WHAT IS REQUIRED ▸
In the records that follow, find the line with "diff --git a/slow5tools_amd/csrc/deflate_dev.h"; from there, retype every line exactly through the line with "zlib_frame_fused(DeflShared &S, uint32_t", which also belongs to the answer.

SOURCE DATA ▸
┌────────

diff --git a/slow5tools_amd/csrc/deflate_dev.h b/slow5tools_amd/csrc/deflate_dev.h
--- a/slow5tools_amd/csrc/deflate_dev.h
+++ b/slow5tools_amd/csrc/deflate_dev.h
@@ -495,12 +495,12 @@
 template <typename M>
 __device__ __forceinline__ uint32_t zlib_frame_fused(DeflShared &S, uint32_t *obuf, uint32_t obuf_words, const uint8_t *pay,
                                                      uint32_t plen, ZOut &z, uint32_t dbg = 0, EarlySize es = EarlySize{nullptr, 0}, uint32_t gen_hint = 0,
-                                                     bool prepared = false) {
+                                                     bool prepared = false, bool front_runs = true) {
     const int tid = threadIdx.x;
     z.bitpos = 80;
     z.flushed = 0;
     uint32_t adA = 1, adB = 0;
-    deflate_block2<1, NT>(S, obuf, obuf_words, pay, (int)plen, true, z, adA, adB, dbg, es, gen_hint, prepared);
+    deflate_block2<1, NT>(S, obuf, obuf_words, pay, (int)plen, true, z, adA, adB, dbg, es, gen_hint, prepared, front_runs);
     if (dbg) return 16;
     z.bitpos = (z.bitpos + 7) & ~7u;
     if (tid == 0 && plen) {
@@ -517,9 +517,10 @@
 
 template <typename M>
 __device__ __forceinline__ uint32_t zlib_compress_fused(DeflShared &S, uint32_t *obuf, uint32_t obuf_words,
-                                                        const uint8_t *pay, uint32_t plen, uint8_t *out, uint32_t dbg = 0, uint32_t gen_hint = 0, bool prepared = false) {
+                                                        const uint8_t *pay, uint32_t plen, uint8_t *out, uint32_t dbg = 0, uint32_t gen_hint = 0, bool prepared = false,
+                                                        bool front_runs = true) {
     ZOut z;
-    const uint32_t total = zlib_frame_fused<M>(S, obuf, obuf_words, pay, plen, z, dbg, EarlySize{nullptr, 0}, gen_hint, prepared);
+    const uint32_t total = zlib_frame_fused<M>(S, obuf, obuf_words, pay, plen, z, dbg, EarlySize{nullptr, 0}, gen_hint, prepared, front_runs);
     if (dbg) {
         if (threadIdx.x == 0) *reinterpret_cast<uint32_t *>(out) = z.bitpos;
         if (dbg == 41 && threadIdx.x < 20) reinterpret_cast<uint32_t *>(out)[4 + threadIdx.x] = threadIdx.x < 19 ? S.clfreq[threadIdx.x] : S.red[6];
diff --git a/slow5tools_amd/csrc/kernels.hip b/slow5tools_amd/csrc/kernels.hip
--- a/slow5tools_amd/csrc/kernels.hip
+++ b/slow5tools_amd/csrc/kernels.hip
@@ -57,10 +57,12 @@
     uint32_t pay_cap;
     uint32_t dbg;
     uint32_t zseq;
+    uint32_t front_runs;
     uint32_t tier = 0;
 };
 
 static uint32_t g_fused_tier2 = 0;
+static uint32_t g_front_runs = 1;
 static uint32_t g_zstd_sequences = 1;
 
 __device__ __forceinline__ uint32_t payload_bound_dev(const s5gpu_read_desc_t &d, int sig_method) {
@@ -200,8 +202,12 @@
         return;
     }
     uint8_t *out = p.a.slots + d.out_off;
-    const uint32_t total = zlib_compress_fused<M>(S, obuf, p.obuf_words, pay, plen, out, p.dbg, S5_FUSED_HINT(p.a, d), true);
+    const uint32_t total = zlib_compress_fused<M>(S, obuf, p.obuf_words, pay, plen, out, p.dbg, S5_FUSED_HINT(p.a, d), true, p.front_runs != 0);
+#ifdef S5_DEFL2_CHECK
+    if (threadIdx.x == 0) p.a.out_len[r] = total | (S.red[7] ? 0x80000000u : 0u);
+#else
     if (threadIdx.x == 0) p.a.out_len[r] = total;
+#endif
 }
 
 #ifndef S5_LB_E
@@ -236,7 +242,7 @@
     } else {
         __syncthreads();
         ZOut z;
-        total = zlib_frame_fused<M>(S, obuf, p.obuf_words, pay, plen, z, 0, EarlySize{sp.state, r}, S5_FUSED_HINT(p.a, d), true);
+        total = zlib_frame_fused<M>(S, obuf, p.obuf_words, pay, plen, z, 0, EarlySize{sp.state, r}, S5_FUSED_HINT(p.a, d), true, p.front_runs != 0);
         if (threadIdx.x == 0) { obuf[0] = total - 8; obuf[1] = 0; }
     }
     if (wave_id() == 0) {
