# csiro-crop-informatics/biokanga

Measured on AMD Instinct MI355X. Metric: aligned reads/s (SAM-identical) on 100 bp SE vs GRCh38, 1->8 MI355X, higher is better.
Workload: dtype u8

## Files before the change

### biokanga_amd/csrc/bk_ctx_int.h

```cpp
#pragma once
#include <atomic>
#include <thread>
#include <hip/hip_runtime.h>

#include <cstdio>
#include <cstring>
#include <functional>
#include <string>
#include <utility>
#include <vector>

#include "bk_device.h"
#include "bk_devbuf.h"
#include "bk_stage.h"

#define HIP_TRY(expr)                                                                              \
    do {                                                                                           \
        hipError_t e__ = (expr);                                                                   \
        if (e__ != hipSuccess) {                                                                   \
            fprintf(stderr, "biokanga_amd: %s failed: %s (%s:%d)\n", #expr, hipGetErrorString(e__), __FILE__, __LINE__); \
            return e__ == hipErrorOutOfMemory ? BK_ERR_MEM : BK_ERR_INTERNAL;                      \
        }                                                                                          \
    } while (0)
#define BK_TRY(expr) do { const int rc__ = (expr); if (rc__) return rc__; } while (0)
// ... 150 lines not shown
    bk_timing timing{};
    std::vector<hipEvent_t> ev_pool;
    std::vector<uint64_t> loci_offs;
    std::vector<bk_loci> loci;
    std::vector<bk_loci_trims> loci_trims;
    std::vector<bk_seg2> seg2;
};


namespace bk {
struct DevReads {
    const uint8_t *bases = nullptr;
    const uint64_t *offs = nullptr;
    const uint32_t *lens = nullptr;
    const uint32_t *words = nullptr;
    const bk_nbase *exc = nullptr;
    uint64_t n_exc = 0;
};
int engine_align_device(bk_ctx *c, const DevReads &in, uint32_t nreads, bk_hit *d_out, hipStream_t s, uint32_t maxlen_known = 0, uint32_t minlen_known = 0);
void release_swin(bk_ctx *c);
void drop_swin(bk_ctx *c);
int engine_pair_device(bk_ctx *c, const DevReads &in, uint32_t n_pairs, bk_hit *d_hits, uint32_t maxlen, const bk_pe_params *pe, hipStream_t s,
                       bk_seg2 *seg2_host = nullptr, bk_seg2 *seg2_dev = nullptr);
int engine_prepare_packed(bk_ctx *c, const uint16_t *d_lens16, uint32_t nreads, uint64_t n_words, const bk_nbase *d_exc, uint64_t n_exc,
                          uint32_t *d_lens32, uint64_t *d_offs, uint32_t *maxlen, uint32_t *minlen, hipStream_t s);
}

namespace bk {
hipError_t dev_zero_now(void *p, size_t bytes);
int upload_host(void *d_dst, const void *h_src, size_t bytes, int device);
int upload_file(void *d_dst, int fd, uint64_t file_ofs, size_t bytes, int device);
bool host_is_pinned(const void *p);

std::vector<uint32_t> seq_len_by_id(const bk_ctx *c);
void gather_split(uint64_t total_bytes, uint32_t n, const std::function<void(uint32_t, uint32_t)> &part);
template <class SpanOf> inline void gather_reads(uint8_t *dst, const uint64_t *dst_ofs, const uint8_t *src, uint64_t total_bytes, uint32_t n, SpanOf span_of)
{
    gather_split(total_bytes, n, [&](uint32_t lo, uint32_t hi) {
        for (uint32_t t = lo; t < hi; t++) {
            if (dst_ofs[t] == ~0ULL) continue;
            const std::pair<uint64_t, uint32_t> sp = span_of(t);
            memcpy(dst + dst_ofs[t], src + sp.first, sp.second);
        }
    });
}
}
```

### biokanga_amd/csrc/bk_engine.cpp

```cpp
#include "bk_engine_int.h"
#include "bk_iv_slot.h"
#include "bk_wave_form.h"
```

└────────
┌────────

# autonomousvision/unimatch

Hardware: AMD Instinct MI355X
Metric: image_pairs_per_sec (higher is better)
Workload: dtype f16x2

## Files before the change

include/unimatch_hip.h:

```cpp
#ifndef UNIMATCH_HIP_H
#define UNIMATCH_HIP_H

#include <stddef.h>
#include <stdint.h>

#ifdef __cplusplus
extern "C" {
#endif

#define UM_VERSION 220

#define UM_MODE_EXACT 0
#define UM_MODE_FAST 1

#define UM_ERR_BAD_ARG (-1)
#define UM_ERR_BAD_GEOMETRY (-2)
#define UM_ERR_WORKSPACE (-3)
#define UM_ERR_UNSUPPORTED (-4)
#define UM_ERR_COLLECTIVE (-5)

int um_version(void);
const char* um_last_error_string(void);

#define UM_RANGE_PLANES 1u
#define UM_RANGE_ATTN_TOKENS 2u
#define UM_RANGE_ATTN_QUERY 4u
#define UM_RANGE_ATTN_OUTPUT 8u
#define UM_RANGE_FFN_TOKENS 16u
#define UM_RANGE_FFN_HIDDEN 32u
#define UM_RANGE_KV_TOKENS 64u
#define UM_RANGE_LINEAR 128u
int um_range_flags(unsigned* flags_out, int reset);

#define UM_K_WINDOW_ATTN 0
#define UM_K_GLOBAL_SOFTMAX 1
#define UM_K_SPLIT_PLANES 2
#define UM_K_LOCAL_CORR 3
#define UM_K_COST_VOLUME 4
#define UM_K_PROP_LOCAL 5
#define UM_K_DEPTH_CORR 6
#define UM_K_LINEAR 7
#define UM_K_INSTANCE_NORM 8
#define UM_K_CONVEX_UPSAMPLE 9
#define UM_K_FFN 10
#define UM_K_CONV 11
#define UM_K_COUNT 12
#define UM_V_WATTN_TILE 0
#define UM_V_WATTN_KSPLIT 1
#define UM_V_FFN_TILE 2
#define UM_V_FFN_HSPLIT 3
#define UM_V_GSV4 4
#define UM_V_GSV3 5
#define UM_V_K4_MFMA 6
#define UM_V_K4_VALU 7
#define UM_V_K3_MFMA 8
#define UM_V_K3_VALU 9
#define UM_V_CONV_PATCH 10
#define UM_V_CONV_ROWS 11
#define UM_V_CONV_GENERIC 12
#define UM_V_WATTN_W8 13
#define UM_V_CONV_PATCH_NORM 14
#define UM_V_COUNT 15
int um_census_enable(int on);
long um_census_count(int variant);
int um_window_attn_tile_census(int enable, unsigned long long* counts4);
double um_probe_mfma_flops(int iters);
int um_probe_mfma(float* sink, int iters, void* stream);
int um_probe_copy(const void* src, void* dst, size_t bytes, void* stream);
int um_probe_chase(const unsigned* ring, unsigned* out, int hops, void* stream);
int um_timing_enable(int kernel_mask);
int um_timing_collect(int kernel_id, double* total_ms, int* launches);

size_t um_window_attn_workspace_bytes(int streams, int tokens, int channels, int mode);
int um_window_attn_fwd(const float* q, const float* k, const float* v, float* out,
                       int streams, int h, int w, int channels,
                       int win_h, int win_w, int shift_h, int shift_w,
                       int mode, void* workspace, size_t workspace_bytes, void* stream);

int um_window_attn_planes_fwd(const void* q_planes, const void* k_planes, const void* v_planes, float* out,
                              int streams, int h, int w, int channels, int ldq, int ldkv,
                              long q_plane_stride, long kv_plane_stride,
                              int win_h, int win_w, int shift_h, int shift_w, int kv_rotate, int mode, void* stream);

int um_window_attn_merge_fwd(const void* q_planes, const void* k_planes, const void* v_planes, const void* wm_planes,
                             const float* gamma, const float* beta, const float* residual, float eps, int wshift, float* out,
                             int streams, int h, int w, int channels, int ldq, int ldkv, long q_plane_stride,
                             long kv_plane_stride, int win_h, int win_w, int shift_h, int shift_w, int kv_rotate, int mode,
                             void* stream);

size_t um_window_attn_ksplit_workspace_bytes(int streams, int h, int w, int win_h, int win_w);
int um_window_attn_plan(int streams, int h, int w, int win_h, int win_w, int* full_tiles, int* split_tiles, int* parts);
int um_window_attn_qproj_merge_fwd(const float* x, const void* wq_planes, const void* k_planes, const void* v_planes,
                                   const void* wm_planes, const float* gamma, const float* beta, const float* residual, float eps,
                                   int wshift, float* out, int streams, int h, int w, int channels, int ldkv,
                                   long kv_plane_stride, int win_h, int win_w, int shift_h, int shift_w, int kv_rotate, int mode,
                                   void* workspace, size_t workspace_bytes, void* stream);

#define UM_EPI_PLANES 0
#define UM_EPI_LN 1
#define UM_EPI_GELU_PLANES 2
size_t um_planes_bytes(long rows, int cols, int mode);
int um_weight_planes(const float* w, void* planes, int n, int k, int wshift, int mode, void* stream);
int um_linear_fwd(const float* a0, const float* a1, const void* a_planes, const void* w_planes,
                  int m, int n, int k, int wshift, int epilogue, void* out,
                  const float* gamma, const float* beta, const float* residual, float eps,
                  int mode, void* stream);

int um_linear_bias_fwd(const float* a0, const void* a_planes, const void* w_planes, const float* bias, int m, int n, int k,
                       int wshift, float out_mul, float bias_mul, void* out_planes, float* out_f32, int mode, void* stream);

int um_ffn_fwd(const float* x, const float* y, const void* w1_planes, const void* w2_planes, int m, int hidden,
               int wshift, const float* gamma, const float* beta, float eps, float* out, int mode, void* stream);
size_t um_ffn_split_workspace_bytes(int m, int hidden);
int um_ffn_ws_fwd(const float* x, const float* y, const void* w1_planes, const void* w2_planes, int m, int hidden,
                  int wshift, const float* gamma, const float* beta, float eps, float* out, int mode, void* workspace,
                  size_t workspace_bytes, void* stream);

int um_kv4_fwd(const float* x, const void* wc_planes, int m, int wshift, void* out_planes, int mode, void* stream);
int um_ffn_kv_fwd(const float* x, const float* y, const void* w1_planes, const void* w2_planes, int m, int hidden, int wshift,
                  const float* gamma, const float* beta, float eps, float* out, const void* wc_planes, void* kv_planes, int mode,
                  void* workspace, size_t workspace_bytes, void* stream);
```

└────────
┌────────

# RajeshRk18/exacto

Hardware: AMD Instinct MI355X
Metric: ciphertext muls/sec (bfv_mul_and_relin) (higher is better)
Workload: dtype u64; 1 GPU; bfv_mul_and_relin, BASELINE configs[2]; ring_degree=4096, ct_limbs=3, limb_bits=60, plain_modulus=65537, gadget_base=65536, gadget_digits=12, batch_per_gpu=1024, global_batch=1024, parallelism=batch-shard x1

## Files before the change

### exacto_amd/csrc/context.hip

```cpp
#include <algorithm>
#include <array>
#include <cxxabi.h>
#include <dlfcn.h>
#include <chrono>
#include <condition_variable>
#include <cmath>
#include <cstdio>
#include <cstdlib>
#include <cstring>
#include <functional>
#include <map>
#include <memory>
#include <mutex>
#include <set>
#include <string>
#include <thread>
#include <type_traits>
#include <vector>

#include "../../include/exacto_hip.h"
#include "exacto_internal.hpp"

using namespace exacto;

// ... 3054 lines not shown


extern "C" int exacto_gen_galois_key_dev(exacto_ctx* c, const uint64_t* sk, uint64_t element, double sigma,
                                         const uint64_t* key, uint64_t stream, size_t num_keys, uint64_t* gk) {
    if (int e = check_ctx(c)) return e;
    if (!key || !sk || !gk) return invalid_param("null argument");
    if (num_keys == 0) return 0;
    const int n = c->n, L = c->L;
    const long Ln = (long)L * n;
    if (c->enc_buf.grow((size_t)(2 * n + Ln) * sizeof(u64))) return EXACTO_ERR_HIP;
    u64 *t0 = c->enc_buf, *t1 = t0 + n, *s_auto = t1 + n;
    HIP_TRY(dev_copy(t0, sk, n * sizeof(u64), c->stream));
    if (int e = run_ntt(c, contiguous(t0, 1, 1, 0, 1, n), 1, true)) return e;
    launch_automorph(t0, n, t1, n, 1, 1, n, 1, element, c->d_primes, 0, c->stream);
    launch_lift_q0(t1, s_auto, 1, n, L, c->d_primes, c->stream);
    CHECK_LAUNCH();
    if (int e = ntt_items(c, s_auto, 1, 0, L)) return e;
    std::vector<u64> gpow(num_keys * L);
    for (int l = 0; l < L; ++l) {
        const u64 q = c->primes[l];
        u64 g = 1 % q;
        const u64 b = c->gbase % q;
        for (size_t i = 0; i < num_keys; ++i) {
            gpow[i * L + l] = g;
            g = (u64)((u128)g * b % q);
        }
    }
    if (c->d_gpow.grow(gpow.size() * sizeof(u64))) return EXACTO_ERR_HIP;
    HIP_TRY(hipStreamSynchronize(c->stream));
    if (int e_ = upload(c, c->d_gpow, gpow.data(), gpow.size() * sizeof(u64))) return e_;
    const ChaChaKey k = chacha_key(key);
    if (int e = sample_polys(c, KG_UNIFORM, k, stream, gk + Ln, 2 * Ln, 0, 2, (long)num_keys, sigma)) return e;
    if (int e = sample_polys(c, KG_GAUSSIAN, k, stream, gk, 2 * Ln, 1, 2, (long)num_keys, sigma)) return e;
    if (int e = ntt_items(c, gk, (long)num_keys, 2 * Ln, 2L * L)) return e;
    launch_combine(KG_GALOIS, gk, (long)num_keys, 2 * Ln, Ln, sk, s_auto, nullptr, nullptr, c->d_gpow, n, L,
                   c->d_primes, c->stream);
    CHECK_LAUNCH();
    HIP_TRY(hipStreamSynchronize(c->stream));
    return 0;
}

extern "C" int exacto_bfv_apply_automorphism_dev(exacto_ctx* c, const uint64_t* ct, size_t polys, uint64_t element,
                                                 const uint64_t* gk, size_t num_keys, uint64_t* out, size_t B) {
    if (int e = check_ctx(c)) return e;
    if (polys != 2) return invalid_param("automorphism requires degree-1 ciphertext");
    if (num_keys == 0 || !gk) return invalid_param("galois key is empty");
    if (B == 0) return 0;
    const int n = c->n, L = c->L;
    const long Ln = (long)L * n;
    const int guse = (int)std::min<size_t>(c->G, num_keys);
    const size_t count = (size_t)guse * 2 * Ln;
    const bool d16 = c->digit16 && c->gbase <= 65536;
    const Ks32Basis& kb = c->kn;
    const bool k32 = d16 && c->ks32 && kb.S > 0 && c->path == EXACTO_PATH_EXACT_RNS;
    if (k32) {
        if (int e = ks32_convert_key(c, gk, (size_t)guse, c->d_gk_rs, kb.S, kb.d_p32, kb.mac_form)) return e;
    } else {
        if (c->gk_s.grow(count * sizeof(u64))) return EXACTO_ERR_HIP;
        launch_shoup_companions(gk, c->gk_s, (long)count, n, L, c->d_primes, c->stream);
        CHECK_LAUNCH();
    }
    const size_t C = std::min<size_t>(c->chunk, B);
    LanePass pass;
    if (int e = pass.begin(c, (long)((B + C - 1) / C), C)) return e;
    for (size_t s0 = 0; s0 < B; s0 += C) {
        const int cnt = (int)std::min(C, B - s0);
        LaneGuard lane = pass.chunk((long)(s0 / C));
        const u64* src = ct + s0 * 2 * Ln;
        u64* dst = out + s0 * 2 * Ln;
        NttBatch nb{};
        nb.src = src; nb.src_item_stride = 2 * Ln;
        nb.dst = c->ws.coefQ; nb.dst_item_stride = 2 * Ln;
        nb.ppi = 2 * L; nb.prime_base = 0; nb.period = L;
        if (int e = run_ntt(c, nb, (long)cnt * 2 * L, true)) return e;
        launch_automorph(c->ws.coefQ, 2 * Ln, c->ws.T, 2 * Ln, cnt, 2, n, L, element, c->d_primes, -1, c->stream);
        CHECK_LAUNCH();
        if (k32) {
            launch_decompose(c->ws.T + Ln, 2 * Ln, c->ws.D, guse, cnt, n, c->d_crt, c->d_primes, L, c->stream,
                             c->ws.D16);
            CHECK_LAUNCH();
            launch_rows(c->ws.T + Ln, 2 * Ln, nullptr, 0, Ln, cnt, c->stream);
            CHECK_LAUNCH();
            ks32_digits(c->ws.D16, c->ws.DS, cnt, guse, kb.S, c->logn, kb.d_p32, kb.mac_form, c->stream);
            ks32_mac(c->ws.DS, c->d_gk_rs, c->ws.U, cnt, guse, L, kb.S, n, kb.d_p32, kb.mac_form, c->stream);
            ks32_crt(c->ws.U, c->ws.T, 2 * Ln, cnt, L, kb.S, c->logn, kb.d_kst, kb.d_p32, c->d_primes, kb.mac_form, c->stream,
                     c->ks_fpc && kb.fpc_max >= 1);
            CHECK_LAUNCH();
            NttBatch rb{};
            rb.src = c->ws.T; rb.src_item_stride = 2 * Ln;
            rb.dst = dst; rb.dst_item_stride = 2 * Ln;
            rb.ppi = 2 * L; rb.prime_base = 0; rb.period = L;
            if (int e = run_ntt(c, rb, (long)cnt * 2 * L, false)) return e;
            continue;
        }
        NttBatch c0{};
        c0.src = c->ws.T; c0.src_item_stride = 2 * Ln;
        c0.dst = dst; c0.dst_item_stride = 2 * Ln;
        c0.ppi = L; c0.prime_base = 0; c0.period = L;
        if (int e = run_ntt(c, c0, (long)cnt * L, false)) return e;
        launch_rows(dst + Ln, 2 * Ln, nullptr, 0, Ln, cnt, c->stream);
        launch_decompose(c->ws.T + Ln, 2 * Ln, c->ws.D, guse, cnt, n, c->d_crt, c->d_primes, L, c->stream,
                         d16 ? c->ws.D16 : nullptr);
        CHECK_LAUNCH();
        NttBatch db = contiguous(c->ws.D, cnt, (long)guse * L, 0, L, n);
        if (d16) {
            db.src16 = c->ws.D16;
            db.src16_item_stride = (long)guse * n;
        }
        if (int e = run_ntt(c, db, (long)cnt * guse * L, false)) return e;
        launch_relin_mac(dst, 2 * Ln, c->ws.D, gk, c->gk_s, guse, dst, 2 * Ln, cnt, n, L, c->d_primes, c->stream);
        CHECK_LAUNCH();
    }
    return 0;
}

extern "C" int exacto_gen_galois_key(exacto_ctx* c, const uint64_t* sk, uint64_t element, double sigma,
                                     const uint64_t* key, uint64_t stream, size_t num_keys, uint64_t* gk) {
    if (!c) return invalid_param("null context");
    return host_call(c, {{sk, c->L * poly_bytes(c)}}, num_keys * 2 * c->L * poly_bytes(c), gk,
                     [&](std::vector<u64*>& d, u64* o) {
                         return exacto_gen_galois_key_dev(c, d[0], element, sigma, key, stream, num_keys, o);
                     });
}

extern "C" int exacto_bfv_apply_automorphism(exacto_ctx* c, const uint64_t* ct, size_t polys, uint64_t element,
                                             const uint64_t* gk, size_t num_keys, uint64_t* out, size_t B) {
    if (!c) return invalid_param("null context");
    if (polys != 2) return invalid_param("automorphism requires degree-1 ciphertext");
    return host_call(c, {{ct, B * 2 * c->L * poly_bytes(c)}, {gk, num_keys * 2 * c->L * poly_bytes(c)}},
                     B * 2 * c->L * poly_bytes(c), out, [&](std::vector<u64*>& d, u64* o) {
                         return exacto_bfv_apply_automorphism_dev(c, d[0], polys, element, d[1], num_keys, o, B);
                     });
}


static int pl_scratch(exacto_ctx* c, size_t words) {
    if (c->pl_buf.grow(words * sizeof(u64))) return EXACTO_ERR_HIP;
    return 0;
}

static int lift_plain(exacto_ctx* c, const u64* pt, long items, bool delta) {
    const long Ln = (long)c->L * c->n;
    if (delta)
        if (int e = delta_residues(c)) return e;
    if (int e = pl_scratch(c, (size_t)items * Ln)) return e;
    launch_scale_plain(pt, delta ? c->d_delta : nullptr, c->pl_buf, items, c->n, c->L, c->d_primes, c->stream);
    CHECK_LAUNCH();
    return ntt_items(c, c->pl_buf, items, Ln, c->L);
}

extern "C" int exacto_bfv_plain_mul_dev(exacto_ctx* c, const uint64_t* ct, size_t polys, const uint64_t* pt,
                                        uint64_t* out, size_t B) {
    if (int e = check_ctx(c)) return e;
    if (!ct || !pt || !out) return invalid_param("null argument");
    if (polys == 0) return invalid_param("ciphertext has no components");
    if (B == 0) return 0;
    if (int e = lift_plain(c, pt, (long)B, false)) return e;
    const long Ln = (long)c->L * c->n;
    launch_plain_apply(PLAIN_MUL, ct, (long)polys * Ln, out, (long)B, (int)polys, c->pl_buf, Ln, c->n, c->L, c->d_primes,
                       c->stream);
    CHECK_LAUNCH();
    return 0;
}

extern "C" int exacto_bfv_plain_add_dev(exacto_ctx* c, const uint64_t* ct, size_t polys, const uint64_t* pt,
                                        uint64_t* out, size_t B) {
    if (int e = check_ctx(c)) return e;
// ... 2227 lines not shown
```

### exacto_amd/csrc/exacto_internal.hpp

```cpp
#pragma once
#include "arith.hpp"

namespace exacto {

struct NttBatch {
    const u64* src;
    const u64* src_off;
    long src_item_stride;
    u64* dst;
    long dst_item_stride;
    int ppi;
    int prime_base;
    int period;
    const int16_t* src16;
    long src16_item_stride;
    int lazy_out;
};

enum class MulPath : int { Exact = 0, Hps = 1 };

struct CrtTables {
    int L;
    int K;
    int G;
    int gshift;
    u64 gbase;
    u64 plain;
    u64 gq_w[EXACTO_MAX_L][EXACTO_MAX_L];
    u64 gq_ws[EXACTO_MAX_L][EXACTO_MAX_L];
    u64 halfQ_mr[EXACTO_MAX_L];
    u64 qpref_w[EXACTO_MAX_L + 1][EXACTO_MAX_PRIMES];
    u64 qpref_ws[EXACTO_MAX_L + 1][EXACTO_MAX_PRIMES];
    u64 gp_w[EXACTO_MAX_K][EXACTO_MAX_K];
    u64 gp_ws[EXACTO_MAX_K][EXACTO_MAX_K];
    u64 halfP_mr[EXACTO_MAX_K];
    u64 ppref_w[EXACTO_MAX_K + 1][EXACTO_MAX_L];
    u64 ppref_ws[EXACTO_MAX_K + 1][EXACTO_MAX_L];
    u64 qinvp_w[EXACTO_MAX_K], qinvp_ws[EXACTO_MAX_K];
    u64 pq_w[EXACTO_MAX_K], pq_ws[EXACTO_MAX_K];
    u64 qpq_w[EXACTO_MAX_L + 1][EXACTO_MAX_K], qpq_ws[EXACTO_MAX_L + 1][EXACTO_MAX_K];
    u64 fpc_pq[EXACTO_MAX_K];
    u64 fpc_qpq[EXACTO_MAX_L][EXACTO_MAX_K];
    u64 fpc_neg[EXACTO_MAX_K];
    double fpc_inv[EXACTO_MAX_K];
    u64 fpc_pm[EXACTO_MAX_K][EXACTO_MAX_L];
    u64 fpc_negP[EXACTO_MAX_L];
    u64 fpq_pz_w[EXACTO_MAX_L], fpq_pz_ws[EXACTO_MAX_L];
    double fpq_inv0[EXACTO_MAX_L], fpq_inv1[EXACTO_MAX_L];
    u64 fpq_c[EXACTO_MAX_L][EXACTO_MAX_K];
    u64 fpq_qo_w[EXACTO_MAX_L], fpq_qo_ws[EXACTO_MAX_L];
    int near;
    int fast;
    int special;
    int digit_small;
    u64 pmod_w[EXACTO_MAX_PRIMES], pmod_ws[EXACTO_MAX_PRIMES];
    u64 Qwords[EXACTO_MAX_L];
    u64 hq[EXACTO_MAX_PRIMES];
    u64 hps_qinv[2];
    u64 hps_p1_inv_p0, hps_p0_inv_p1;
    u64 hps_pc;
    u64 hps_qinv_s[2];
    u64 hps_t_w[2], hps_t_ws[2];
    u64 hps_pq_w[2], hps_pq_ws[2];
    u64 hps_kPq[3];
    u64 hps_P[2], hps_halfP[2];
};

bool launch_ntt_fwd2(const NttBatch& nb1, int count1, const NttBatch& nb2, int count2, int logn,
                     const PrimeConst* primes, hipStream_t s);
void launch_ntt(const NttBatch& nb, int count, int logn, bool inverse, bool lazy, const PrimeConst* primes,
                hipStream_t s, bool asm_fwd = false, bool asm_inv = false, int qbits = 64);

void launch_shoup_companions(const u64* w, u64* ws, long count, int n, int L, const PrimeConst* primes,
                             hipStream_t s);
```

└────────

SOLUTION TO THIS EXERCISE ▸
diff --git a/slow5tools_amd/csrc/deflate_dev.h b/slow5tools_amd/csrc/deflate_dev.h
--- a/slow5tools_amd/csrc/deflate_dev.h
+++ b/slow5tools_amd/csrc/deflate_dev.h
@@ -495,12 +495,12 @@
 template <typename M>
 __device__ __forceinline__ uint32_t zlib_frame_fused(DeflShared &S, uint32_t *obuf, uint32_t obuf_words, const uint8_t *pay,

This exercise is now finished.